[Stored data entries]
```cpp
int crt_upload_triangles(const void* tris, size_t byteOffset, size_t bytes) { ON_ALL(crt1_upload_triangles(tris, byteOffset, bytes)); }
int crt_upload_bvh_nodes(const void* nodes, size_t byteOffset, size_t bytes) { ON_ALL(crt1_upload_bvh_nodes(nodes, byteOffset, bytes)); }
int crt_upload_bvh_roots(const uint32_t* roots, size_t firstMesh, size_t count) { ON_ALL(crt1_upload_bvh_roots(roots, firstMesh, count)); }
int crt_upload_materials(const void* materials, size_t first, size_t count) { ON_ALL(crt1_upload_materials(materials, first, count)); }
int crt_upload_texture_table(const void* textures, size_t count) { ON_ALL(crt1_upload_texture_table(textures, count)); }
int crt_upload_texels(const void* rgb8, size_t byteOffset, size_t bytes) { ON_ALL(crt1_upload_texels(rgb8, byteOffset, bytes)); }
int crt_upload_instances(const void* instances, size_t first, size_t count) { ON_ALL(crt1_upload_instances(instances, first, count)); }
int crt_build_bvh(size_t firstTri, const uint32_t* meshTriCounts, int numMeshes, size_t firstNode, size_t firstMesh, uint32_t* nodesUsedOut)
{ ON_ALL(crt1_build_bvh(firstTri, meshTriCounts, numMeshes, firstNode, firstMesh, nodesUsedOut)); }
int crt_download_triangles(void* dst, size_t byteOffset, size_t bytes) { ON_PRIMARY(crt1_download_triangles(dst, byteOffset, bytes)); }
int crt_download_bvh_nodes(void* dst, size_t byteOffset, size_t bytes) { ON_PRIMARY(crt1_download_bvh_nodes(dst, byteOffset, bytes)); }
int crt_download_bvh_roots(uint32_t* dst, size_t firstMesh, size_t count) { ON_PRIMARY(crt1_download_bvh_roots(dst, firstMesh, count)); }

int crt_render(const CrtTraceArgs* args, const float invView[16], const float invProj[16], int flags)
{
    NEED_SESSION();
    if (M.n == 1) { Use u(0); return crt1_render(args, invView, invProj, flags); }
    if (M.broken) return CRT_E_BAD_ARGUMENT;
    if (!args || !invView || !invProj) return CRT_E_BAD_ARGUMENT;
    if (flags & (CRT_RENDER_WRITE_RAYS | CRT_RENDER_STAMPS)) return CRT_E_UNSUPPORTED;
    if ((flags & CRT_RENDER_SSAA2) && (flags & CRT_RENDER_SSAA4)) return CRT_E_BAD_ARGUMENT;
    { Use u(0); RCCHK(refuse_ssaa(flags)); RCCHK(refuse_gbuffer(flags)); }
    RenderPlan plan;
    { Use u(0); plan.slot = frame_is_pipelined(flags) ? (int)(M.seq++ % (unsigned)g.nSlots) : 0; }
    plan.noHostWait = true;
    bool gather8 = false;
    { Use u(0); gather8 = frame_gathers_rgba8(flags); }
    if (gather8) {
        int w, h;
        { Use u(0); w = g.width; h = g.height; }
        if (M.pack8W != w || M.pack8H != h) {
            for (int d = 0; d < M.n; ++d) { Use u(d); RCCHK(crt1_prepare_gather8()); }
            M.pack8W = w; M.pack8H = h;
        }
    }
    {
        Use u(0);
        unsigned long long rows = 0;
        for (int d = 1; d < M.n; ++d) { const BandPlan p = band_plan(g.height, g.bandRows, d, M.n); rows += (unsigned long long)p.fullBands * (unsigned)g.bandRows + (unsigned)p.tailRows; }
        M.lastGatherBpp = gather8 ? 4 : 16; M.lastGatherBytes = rows * (unsigned long long)g.width * (unsigned)M.lastGatherBpp;
    }
    struct Job { CrtTraceArgs a; float iv[16], ip[16]; int flags; RenderPlan plan; } job;
    job.a = *args; memcpy(job.iv, invView, 64); memcpy(job.ip, invProj, 64); job.flags = flags & ~CRT_RENDER_READBACK; job.plan = plan;
    const int failDevice = M.injectFailure;
    M.injectFailure = -1;
    for (int d = 1; d < M.n; ++d) {
        if (d == failDevice) M.worker[d]->post([]() { return (int)CRT_E_UNSUPPORTED; });
        else M.worker[d]->post([job]() { return crt1_render(&job.a, job.iv, job.ip, job.flags, &job.plan); });
    }
    int rc = CRT_OK;
    for (int d = 1; d < M.n; ++d) { const int r = M.worker[d]->wait(); if (r != CRT_OK && rc == CRT_OK) rc = r; }
    if (rc != CRT_OK) return rc;
    if (failDevice == 0) return CRT_E_UNSUPPORTED;
    Use u(0);
    plan.noHostWait = false;
    return crt1_render(args, invView, invProj, flags, &plan);
}

int crt_sync(void) { ON_ALL(crt1_sync()); }

static int drain_secondaries() { for (int d = 1; d < M.n; ++d) { Use u(d); const int r = crt1_sync(); if (r != CRT_OK) return r; } return CRT_OK; }
int crt_query_hits(const float* origins, const float* dirs, int n, uint32_t numInstances, CrtRayHit* out) { ON_PRIMARY(crt1_query_hits(origins, dirs, n, numInstances, out)); }
int crt_read_output(float* dst, size_t floats) { NEED_SESSION(); RCCHK(drain_secondaries()); ON_PRIMARY(crt1_read_output(dst, floats)); }
int crt_read_output_rows(float* dst, int row0, int rows) { NEED_SESSION(); RCCHK(drain_secondaries()); ON_PRIMARY(crt1_read_output_rows(dst, row0, rows)); }
int crt_read_output_rgba8(uint8_t* dst, size_t bytes) { NEED_SESSION(); RCCHK(drain_secondaries()); ON_PRIMARY(crt1_read_output_rgba8(dst, bytes)); }
int crt_map_host_frame_back(int framesBack, const void** ptr, size_t* bytes) { ON_PRIMARY(crt1_map_host_frame_back(framesBack, ptr, bytes)); }
int crt_map_host_frame(const void** ptr, size_t* bytes) { return crt_map_host_frame_back(0, ptr, bytes); }
int crt_read_rays(float* dst, size_t floats) { NEED_SESSION(); if (M.n > 1) return CRT_E_UNSUPPORTED; ON_PRIMARY(crt1_read_rays(dst, floats)); }
int crt_read_gbuffer(int plane, void* dst, size_t bytes) { ON_PRIMARY(crt1_read_gbuffer(plane, dst, bytes)); }
void* crt_gbuffer_device_ptr(int plane) { if (M.n == 0) return nullptr; Use u(0); return crt1_gbuffer_device_ptr(plane); }
int crt_pick_pixel(int x, int y, CrtGBufferPixel* out) { ON_PRIMARY(crt1_pick_pixel(x, y, out)); }
void* crt_output_device_ptr(void) { if (M.n == 0) return nullptr; Use u(0); return crt1_output_device_ptr(); }
float crt_last_kernel_ms(int which) { if (M.n == 0) return -1.0f; Use u(0); return crt1_last_kernel_ms(which); }
int crt_frame_time_stats(CrtFrameStats* out, int reset)
{
    NEED_SESSION();
    for (int d = 1; d < M.n; ++d) { Use u(d); RCCHK(crt1_frame_time_stats(nullptr, reset)); }
    ON_PRIMARY(crt1_frame_time_stats(out, reset));
}
int crt_debug_read_stamps(uint64_t* dst, size_t maxWaves, size_t* numWaves) { ON_PRIMARY(crt1_debug_read_stamps(dst, maxWaves, numWaves)); }
int crt_debug_read_frame_times(double* dst, size_t maxFrames, size_t* numFrames) { ON_PRIMARY(crt1_debug_read_frame_times(dst, maxFrames, numFrames)); }

int crt_get_counters(CrtCounters* out)
{
    NEED_SESSION();
    if (!out) return CRT_E_BAD_ARGUMENT;
    CrtCounters total; memset(&total, 0, sizeof total);
    unsigned long long maxStack = 0;
    for (int d = 0; d < M.n; ++d) {
        Use u(d);
        CrtCounters c;
        RCCHK(crt1_get_counters(&c));
        const unsigned long long* src = reinterpret_cast<const unsigned long long*>(&c);
        unsigned long long* dst = reinterpret_cast<unsigned long long*>(&total);
        for (size_t k = 0; k < sizeof(CrtCounters) / sizeof(unsigned long long); ++k) dst[k] += src[k];
        if (c.maxStack > maxStack) maxStack = c.maxStack;
    }
    total.maxStack = maxStack;
    *out = total;
    return CRT_OK;
}
int crt_get_cull_range(float* limits, int n, float* sceneLimit, float* bounceReach, uint64_t* noCullFrames) { ON_PRIMARY(crt1_get_cull_range(limits, n, sceneLimit, bounceReach, noCullFrames)); }
int crt_get_culled_visits(uint64_t* out)
{
    NEED_SESSION();
    if (!out) return CRT_E_BAD_ARGUMENT;
    uint64_t total = 0;
    for (int d = 0; d < M.n; ++d) { Use u(d); uint64_t c = 0; RCCHK(crt1_get_culled_visits(&c)); total += c; }
    *out = total;
    return CRT_OK;
}
}
```

### clraytracer_amd/csrc/crt_upload.h

```cpp
#pragma once
namespace {


const char* crt1_device_name(void) { return g.deviceName; }

int crt1_upload_texels(const void* rgb8, size_t byteOffset, size_t bytes);

int env_int(const char* name, int dflt) { const char* e = getenv(name); return e ? atoi(e) : dflt; }
float env_float(const char* name, float dflt) { const char* e = getenv(name); return e ? (float)atof(e) : dflt; }
bool env_on(const char* name, bool dflt) { const char* e = getenv(name); return e ? atoi(e) != 0 : dflt; }

const struct { const char* name; Form form; } kKernelForms[] = {
    { "default", Form::Mega }, { "wavefront", Form::Wavefront }, { "refill", Form::Refill }, { "block", Form::Block }, { "ldstop", Form::LdsTop } };


int open_device(int device)
{
    int n = 0;
    if (hipGetDeviceCount(&n) != hipSuccess || n <= 0) return CRT_E_NO_DEVICE;
    if (device < 0 || device >= n) return CRT_E_BAD_ARGUMENT;
    HIPCHK(hipSetDevice(device));
    hipDeviceProp_t prop;
    HIPCHK(hipGetDeviceProperties(&prop, device));
    snprintf(g.deviceName, sizeof g.deviceName, "%s (%s, %d CUs)", prop.name, prop.gcnArchName, prop.multiProcessorCount);
    g.device = device;
    g.numCUs = prop.multiProcessorCount;
    return CRT_OK;
}

int create_frame_slots()
{
    g.nSlots = std::min(std::max(env_int("CRT_FRAMES_IN_FLIGHT", 3), 1), CRT_MAX_FRAMES_IN_FLIGHT);
    for (int si = 0; si < g.nSlots; ++si) {
        FrameSlot& fs = g.slot[si];
        HIPCHK(hipStreamCreateWithFlags(&fs.stream, hipStreamNonBlocking));
        for (EventSet& es : fs.es) for (int i = 0; i < 4; ++i) HIPCHK(hipEventCreate(&es.ev[i]));
        HIPCHK(hipMalloc(&fs.instBlock, kStageBytes));
        fs.instances = reinterpret_cast<CrtMeshInstance*>(fs.instBlock + kStageInst); fs.instBounds = reinterpret_cast<float4*>(fs.instBlock + kStageBounds);
        fs.alwaysList = reinterpret_cast<uint32_t*>(fs.instBlock + kStageAlways); fs.tlas = reinterpret_cast<CrtTlasNode*>(fs.instBlock + kStageTlas);
        HIPCHK(hipMalloc(&fs.devInstances, CRT_MAX_INSTANCES * sizeof(CrtDevInstance)));
        HIPCHK(hipHostMalloc(reinterpret_cast<void**>(&fs.staging), kStageBytes, hipHostMallocDefault));
        HIPCHK(hipHostGetDevicePointer(reinterpret_cast<void**>(&fs.stagingDev), fs.staging, 0));
        for (hipEvent_t* ev : { &fs.staged, &fs.partDone, &fs.slotDone }) HIPCHK(hipEventCreateWithFlags(ev, hipEventDisableTiming));
        HIPCHK(hipEventRecord(fs.staged, fs.stream));
        fs.instVersion = 0;
    }
    HIPCHK(hipEventCreate(&g.statStart));
    g.stream = g.slot[0].stream; g.cur = 0; g.asyncSeq = 0; g.othersBusy = false;
    return CRT_OK;
}

int alloc_pools()
{
    g.triCap = (size_t)CRT_MAX_TRIANGLES * 2;
    g.nodeCap = (size_t)CRT_MAX_TRIANGLES * 2;
    g.texelByteCap = CRT_MAX_TEXTURE_BYTES * 2;
    HIPCHK(hipMalloc(&g.rawTris, g.triCap * sizeof(CrtTri)));
    HIPCHK(hipMemsetAsync(g.rawTris, 0, g.triCap * sizeof(CrtTri), g.stream));
    HIPCHK(hipMalloc(&g.rawNodes, g.nodeCap * sizeof(CrtBVHNode)));
    HIPCHK(hipMalloc(&g.roots, CRT_MAX_MESHES * sizeof(uint32_t)));
    HIPCHK(hipMalloc(&g.rawTexels, g.texelByteCap + 16));
    HIPCHK(hipMalloc(&g.pairs, (g.nodeCap / 2 + 1) * 4 * sizeof(float4)));
    HIPCHK(hipMalloc(&g.triHot, g.triCap * 9 * sizeof(float)));
    HIPCHK(hipMalloc(&g.triCold, g.triCap * 2 * sizeof(uint4)));
    HIPCHK(hipMalloc(&g.bigLeaf, (g.triCap + 1) * sizeof(uint32_t)));
    HIPCHK(hipMemset(g.bigLeaf + g.triCap, 0, sizeof(uint32_t)));
    HIPCHK(hipMalloc(&g.rootRefs, CRT_MAX_MESHES * sizeof(uint32_t)));
    HIPCHK(hipMalloc(&g.topRootRefs, CRT_MAX_MESHES * sizeof(uint32_t)));
    HIPCHK(hipMalloc(&g.topPairs, CRT_TOP_PAIRS * 4 * sizeof(float4)));
    HIPCHK(hipMemset(g.topPairs, 0, CRT_TOP_PAIRS * 4 * sizeof(float4)));
    HIPCHK(hipMalloc(&g.texels, (g.texelByteCap / 3 + 2) * sizeof(uint32_t)));
    HIPCHK(hipMalloc(&g.materials, CRT_MAX_MATERIALS * sizeof(CrtMaterial)));
    HIPCHK(hipMalloc(&g.textures, CRT_MAX_TEXTURES * sizeof(CrtTexture)));
    HIPCHK(hipMalloc(&g.counters, CRT_NUM_COUNTERS * sizeof(unsigned long long)));
    HIPCHK(hipMalloc(&g.err, sizeof(int)));
    HIPCHK(hipMalloc(&g.triReachBits, sizeof(uint32_t)));
    HIPCHK(hipMemset(g.triReachBits, 0, sizeof(uint32_t)));
    static float4 never[CRT_MAX_INSTANCES];
    for (float4& b : never) b = make_float4(0.f, 0.f, 0.f, -1.0f);
    HIPCHK(hipMalloc(&g.noCullBounds, sizeof never));
    HIPCHK(hipMemcpy(g.noCullBounds, never, sizeof never, hipMemcpyHostToDevice));
    return CRT_OK;
}

int read_environment()
{
    const char* e = getenv("CRT_KERNEL");
    const auto* form = std::begin(kKernelForms);
    while (e && *e && form != std::end(kKernelForms) && strcmp(e, form->name) != 0) ++form;
    if (form == std::end(kKernelForms)) {
        fprintf(stderr, "crt_init: CRT_KERNEL=%s is not one of ", e);
        for (const auto& k : kKernelForms) fprintf(stderr, "%s%s", k.name, &k + 1 == std::end(kKernelForms) ? "\n" : ", ");
        return CRT_E_BAD_ARGUMENT;
    }
    g.form = form->form;
    g.splitBeta = env_float("CRT_SPLIT_BETA", CRT_SPLIT_BETA);
    g.splitBetaAsync = env_float("CRT_SPLIT_BETA_ASYNC", CRT_SPLIT_BETA_ASYNC);
    g.costSpread = env_float("CRT_COST_SPREAD", 0.8f);
    const char* split = getenv("CRT_SPLIT");
    g.maxSplit = split ? std::min(std::max(atoi(split), 0), CRT_MAX_SPLIT) : CRT_MAX_SPLIT; g.maxSplitPipelined = split ? g.maxSplit : CRT_MAX_SPLIT_PIPELINED;
    g.gather8 = env_on("CRT_GATHER_RGBA8", true);
    { const char* e = getenv("CRT_TLAS"); g.forceTlas = e ? (atoi(e) != 0 ? 1 : 0) : -1; }
    g.staggerUs = env_int("CRT_STAGGER_US", -1);
    g.feedback = env_on("CRT_FEEDBACK", true);
    g.feedbackAsync = env_on("CRT_FEEDBACK_ASYNC", false);
    return CRT_OK;
}

int reset_scene()
{
    HIPCHK(hipMemset(g.roots, 0, CRT_MAX_MESHES * sizeof(uint32_t)));
    { std::vector<uint32_t> e(CRT_MAX_MESHES, crt_empty_ref((uint32_t)g.triCap)); HIPCHK(hipMemcpy(g.rootRefs, e.data(), e.size() * sizeof(uint32_t), hipMemcpyHostToDevice));
      HIPCHK(hipMemcpy(g.topRootRefs, e.data(), e.size() * sizeof(uint32_t), hipMemcpyHostToDevice)); }
    HIPCHK(hipMemset(g.materials, 0, CRT_MAX_MATERIALS * sizeof(CrtMaterial)));
    HIPCHK(hipMemset(g.textures, 0, CRT_MAX_TEXTURES * sizeof(CrtTexture)));
    HIPCHK(hipMemset(g.texels, 0, 64));
    g.nodeCount = 0; g.numRoots = 0; g.texelBytesHigh = 0; g.trisHigh = 0; g.sceneValid = true; g.instHigh = 0;
    memset(g.hInstances, 0, sizeof g.hInstances); memset(g.hRoots, 0, sizeof g.hRoots);
    memset(g.hHaveRoot, 0, sizeof g.hHaveRoot); g.instVersion = 1;
    rebuild_instance_master();
    return CRT_OK;
}

static int init_impl(int device, int width, int height)
{
    if (g.initialized) return CRT_E_BAD_ARGUMENT;
    if (width < 16 || height < 16) return CRT_E_BAD_ARGUMENT;
    RCCHK(open_device(device));
    RCCHK(create_frame_slots());
    RCCHK(alloc_pools());
    RCCHK(read_environment());
    RCCHK(reset_scene());
    g.bandRows = 16; g.rank = 0; g.nRanks = 1;
    RCCHK(alloc_frame_buffers(width, height));
    g.initialized = true;
    const unsigned char def[6] = { 0xFF, 0xFF, 0xFF, 0, 0, 0 };
    return crt1_upload_texels(def, 0, 6);
}

static void release_all()
{
    for (FrameSlot& fs : g.slot) if (fs.stream) (void)hipStreamSynchronize(fs.stream);
    void* ptrs[] = { g.rawTris, g.rawNodes, g.roots, g.rawTexels, g.pairs, g.triHot, g.triCold, g.bigLeaf, g.rootRefs,
                     g.texels, g.materials, g.textures, g.rays, g.counters, g.err, g.triReachBits, g.topPairs, g.topRootRefs,
                     g.queryBuf, g.buildBuf, g.buildTris, g.stamps, g.noCullBounds };
    for (FrameSlot& fs : g.slot) {
        void* q[] = { fs.out, fs.aux, fs.blockQueue, fs.wfCount, fs.ovf, fs.lists, fs.mixOrder, fs.packBuf, fs.instBlock, fs.devInstances, fs.gbuf };
        for (void* p : q) if (p) (void)hipFree(p);
        if (fs.staging) (void)hipHostFree(fs.staging);
        if (fs.staged) (void)hipEventDestroy(fs.staged);
        if (fs.partDone) (void)hipEventDestroy(fs.partDone);
        if (fs.slotDone) (void)hipEventDestroy(fs.slotDone);
        if (fs.hostBuf) (void)hipHostFree(fs.hostBuf);
        if (fs.copied) (void)hipEventDestroy(fs.copied);
    }
    for (void* p : ptrs) if (p) (void)hipFree(p);
    if (g.statStart) (void)hipEventDestroy(g.statStart);
    if (g.buildCtlHost) (void)hipHostFree(g.buildCtlHost);
    for (FrameSlot& fs : g.slot) {
        for (EventSet& es : fs.es) for (int i = 0; i < 4; ++i) if (es.ev[i]) (void)hipEventDestroy(es.ev[i]);
        if (fs.stream) (void)hipStreamDestroy(fs.stream);
    }
    { State* me = G; *me = State(); }
}

int crt1_resize(int width, int height)
{
    if (!g.initialized) return CRT_E_NOT_INITIALIZED;
    if (width < 16 || height < 16) return CRT_OK;
    RCCHK(sync_all());
    return alloc_frame_buffers(width, height);
}

int crt1_set_row_bands(int bandRows, int rank, int nRanks)
{
    if (!g.initialized) return CRT_E_NOT_INITIALIZED;
    if (!valid_bands(bandRows, rank, nRanks)) return CRT_E_BAD_ARGUMENT;
    RCCHK(sync_all());
    g.bandRows = bandRows; g.rank = rank; g.nRanks = nRanks;
    return CRT_OK;
}

int crt1_owned_rows(void)
{
    if (!g.initialized) return 0;
    const BandPlan p = band_plan(g.height, g.bandRows, g.rank, g.nRanks);
    return p.fullBands * g.bandRows + p.tailRows;
}
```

## [AIM OF THE EXERCISE]
Return, from the data, each line that has the word "texelByteCap" in it.

## [ANSWER TO THIS EXERCISE]
    g.texelByteCap = CRT_MAX_TEXTURE_BYTES * 2;
    HIPCHK(hipMalloc(&g.rawTexels, g.texelByteCap + 16));
    HIPCHK(hipMalloc(&g.texels, (g.texelByteCap / 3 + 2) * sizeof(uint32_t)));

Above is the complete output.